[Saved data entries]
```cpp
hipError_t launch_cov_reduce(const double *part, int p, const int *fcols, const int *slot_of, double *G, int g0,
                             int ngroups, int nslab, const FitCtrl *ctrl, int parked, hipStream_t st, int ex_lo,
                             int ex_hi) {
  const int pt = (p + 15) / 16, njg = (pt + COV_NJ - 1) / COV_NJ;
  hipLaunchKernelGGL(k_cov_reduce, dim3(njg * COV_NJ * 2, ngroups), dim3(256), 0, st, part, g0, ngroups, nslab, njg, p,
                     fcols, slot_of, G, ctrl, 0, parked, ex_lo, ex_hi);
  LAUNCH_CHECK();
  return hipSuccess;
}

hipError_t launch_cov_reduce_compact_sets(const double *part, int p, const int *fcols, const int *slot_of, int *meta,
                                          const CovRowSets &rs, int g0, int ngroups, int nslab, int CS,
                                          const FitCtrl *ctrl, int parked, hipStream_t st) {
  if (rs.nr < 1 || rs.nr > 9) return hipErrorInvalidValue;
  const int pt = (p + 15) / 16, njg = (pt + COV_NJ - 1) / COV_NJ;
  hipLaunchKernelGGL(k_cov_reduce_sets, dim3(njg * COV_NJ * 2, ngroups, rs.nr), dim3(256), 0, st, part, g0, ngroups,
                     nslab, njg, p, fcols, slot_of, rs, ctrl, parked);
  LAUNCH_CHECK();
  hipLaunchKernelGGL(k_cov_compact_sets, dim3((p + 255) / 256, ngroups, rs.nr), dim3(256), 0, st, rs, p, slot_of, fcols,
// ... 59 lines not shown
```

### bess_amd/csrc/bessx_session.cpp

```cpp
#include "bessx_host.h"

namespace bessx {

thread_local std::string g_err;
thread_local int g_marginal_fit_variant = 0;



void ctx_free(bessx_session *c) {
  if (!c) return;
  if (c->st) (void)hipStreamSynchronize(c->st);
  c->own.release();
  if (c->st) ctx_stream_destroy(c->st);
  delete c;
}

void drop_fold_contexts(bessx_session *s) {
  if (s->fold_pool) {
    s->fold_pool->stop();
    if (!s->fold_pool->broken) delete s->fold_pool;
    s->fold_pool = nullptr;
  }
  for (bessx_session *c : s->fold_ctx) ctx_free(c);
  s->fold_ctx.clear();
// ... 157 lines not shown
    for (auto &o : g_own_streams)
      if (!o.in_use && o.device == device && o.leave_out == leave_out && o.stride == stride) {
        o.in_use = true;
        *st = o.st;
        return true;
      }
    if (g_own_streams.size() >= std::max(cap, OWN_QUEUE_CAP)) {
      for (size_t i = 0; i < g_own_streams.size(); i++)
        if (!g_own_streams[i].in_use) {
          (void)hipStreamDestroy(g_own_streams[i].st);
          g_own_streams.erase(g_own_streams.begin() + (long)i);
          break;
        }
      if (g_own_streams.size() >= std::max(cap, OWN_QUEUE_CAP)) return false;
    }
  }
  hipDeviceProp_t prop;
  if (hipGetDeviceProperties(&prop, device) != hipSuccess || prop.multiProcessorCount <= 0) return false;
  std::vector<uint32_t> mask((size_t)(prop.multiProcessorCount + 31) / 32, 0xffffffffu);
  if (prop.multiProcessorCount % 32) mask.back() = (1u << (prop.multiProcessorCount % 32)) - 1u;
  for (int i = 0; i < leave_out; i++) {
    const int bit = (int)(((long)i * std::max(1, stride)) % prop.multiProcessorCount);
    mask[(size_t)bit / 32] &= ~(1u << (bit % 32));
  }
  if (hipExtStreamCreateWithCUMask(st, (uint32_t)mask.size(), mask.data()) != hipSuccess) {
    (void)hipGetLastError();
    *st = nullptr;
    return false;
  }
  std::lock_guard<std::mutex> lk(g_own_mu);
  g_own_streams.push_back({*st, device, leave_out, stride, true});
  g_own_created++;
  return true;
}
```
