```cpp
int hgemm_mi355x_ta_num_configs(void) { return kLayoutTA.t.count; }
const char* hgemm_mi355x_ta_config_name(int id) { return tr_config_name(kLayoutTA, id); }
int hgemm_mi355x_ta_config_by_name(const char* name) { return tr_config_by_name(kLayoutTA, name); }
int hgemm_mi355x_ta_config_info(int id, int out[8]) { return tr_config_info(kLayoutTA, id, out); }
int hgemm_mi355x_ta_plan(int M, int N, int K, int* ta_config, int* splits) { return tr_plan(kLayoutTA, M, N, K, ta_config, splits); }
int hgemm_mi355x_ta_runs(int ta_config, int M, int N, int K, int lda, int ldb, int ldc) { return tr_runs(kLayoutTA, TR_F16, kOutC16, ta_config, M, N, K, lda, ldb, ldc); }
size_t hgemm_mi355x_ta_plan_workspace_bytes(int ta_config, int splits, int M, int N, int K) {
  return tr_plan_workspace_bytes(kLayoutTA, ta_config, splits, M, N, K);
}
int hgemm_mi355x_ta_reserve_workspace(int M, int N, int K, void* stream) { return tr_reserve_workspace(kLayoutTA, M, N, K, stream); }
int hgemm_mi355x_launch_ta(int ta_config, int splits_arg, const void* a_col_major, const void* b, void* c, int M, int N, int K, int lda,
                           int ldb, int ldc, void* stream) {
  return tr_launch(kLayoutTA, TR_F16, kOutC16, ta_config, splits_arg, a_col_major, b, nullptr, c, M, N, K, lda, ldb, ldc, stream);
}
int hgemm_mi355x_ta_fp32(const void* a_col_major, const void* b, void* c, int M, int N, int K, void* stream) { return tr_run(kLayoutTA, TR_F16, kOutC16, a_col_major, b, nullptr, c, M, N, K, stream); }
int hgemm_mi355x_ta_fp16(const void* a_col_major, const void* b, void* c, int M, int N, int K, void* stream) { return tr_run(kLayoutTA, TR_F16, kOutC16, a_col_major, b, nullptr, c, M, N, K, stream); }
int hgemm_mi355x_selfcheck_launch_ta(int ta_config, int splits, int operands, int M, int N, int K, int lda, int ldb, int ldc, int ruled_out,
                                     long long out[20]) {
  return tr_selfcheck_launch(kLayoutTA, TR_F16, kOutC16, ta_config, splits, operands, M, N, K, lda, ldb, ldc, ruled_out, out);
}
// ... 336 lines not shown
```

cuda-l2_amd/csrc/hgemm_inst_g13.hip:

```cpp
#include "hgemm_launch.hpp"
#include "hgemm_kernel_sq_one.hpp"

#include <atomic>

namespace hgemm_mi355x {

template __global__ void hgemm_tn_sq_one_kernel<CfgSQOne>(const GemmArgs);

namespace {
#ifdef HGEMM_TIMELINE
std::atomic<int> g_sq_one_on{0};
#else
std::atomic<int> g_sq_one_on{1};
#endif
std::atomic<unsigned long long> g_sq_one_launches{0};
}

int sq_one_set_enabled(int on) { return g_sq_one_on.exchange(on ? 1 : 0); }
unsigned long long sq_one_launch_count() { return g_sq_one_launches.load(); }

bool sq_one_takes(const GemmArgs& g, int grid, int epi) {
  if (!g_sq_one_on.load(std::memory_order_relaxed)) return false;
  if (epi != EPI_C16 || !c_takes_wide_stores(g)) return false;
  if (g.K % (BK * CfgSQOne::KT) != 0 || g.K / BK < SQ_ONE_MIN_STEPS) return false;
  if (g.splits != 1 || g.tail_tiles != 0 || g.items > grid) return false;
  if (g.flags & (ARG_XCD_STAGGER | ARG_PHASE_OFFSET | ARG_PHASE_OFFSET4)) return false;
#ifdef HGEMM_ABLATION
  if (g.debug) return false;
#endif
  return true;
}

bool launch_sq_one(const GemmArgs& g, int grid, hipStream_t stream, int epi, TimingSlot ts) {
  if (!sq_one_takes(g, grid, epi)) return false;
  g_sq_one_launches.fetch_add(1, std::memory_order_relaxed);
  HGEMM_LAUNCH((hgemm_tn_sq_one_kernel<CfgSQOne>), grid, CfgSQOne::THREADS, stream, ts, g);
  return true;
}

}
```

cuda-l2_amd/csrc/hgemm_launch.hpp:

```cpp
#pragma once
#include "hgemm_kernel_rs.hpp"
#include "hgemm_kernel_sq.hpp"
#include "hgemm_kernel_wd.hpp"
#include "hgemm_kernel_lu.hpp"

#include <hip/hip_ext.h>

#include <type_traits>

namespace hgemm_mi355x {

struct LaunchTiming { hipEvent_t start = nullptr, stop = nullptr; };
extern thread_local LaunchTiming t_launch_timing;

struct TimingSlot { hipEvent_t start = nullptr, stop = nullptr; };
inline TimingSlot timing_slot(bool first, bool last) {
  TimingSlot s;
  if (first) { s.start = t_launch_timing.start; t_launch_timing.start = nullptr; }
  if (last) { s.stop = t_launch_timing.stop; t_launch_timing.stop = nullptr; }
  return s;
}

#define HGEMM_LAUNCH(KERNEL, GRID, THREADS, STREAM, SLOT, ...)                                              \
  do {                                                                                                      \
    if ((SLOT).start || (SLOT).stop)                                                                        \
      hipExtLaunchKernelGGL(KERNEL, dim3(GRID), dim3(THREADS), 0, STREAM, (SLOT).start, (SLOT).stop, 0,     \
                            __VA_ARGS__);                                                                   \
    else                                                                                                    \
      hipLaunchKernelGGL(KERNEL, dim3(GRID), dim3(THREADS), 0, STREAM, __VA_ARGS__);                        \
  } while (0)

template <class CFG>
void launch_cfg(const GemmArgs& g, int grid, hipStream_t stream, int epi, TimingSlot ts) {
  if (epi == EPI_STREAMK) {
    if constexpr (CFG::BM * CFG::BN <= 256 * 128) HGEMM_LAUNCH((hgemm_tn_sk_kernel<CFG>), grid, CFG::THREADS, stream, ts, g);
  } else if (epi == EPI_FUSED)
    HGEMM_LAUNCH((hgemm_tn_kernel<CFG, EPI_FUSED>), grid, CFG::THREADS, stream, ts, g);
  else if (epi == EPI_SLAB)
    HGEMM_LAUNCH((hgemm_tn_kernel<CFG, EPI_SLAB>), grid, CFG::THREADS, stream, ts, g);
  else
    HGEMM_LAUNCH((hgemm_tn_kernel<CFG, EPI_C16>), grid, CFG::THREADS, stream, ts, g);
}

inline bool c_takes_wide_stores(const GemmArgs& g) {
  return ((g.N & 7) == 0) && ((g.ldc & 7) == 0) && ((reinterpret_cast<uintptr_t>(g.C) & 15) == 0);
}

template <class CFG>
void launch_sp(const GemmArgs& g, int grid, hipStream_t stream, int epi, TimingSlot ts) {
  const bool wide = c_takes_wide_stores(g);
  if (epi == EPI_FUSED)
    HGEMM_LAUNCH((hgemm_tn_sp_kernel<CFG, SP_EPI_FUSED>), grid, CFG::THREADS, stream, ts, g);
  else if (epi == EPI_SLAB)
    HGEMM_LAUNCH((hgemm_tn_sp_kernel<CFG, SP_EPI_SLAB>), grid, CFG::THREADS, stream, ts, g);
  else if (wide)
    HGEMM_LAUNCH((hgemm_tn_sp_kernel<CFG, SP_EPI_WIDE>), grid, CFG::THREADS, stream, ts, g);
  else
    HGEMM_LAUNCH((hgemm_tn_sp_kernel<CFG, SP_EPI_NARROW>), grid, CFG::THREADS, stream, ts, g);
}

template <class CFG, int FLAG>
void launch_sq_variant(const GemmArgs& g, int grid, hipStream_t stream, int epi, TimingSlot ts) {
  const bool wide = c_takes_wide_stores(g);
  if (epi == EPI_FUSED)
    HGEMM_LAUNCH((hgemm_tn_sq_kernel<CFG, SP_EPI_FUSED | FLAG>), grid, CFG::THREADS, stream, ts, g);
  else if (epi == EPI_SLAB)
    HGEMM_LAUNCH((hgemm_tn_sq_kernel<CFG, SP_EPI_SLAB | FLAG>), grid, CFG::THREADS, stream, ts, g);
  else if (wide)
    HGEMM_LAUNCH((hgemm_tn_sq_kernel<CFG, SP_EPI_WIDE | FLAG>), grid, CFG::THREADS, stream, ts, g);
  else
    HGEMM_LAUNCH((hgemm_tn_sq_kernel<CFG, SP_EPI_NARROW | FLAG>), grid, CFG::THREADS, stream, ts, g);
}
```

• _Your objective_
Filter the data above, keeping only lines that include the string "parked".

• _Problem solution_
                             int ngroups, int nslab, const FitCtrl *ctrl, int parked, hipStream_t st, int ex_lo,
                     fcols, slot_of, G, ctrl, 0, parked, ex_lo, ex_hi);
                                          const FitCtrl *ctrl, int parked, hipStream_t st) {
                     nslab, njg, p, fcols, slot_of, rs, ctrl, parked);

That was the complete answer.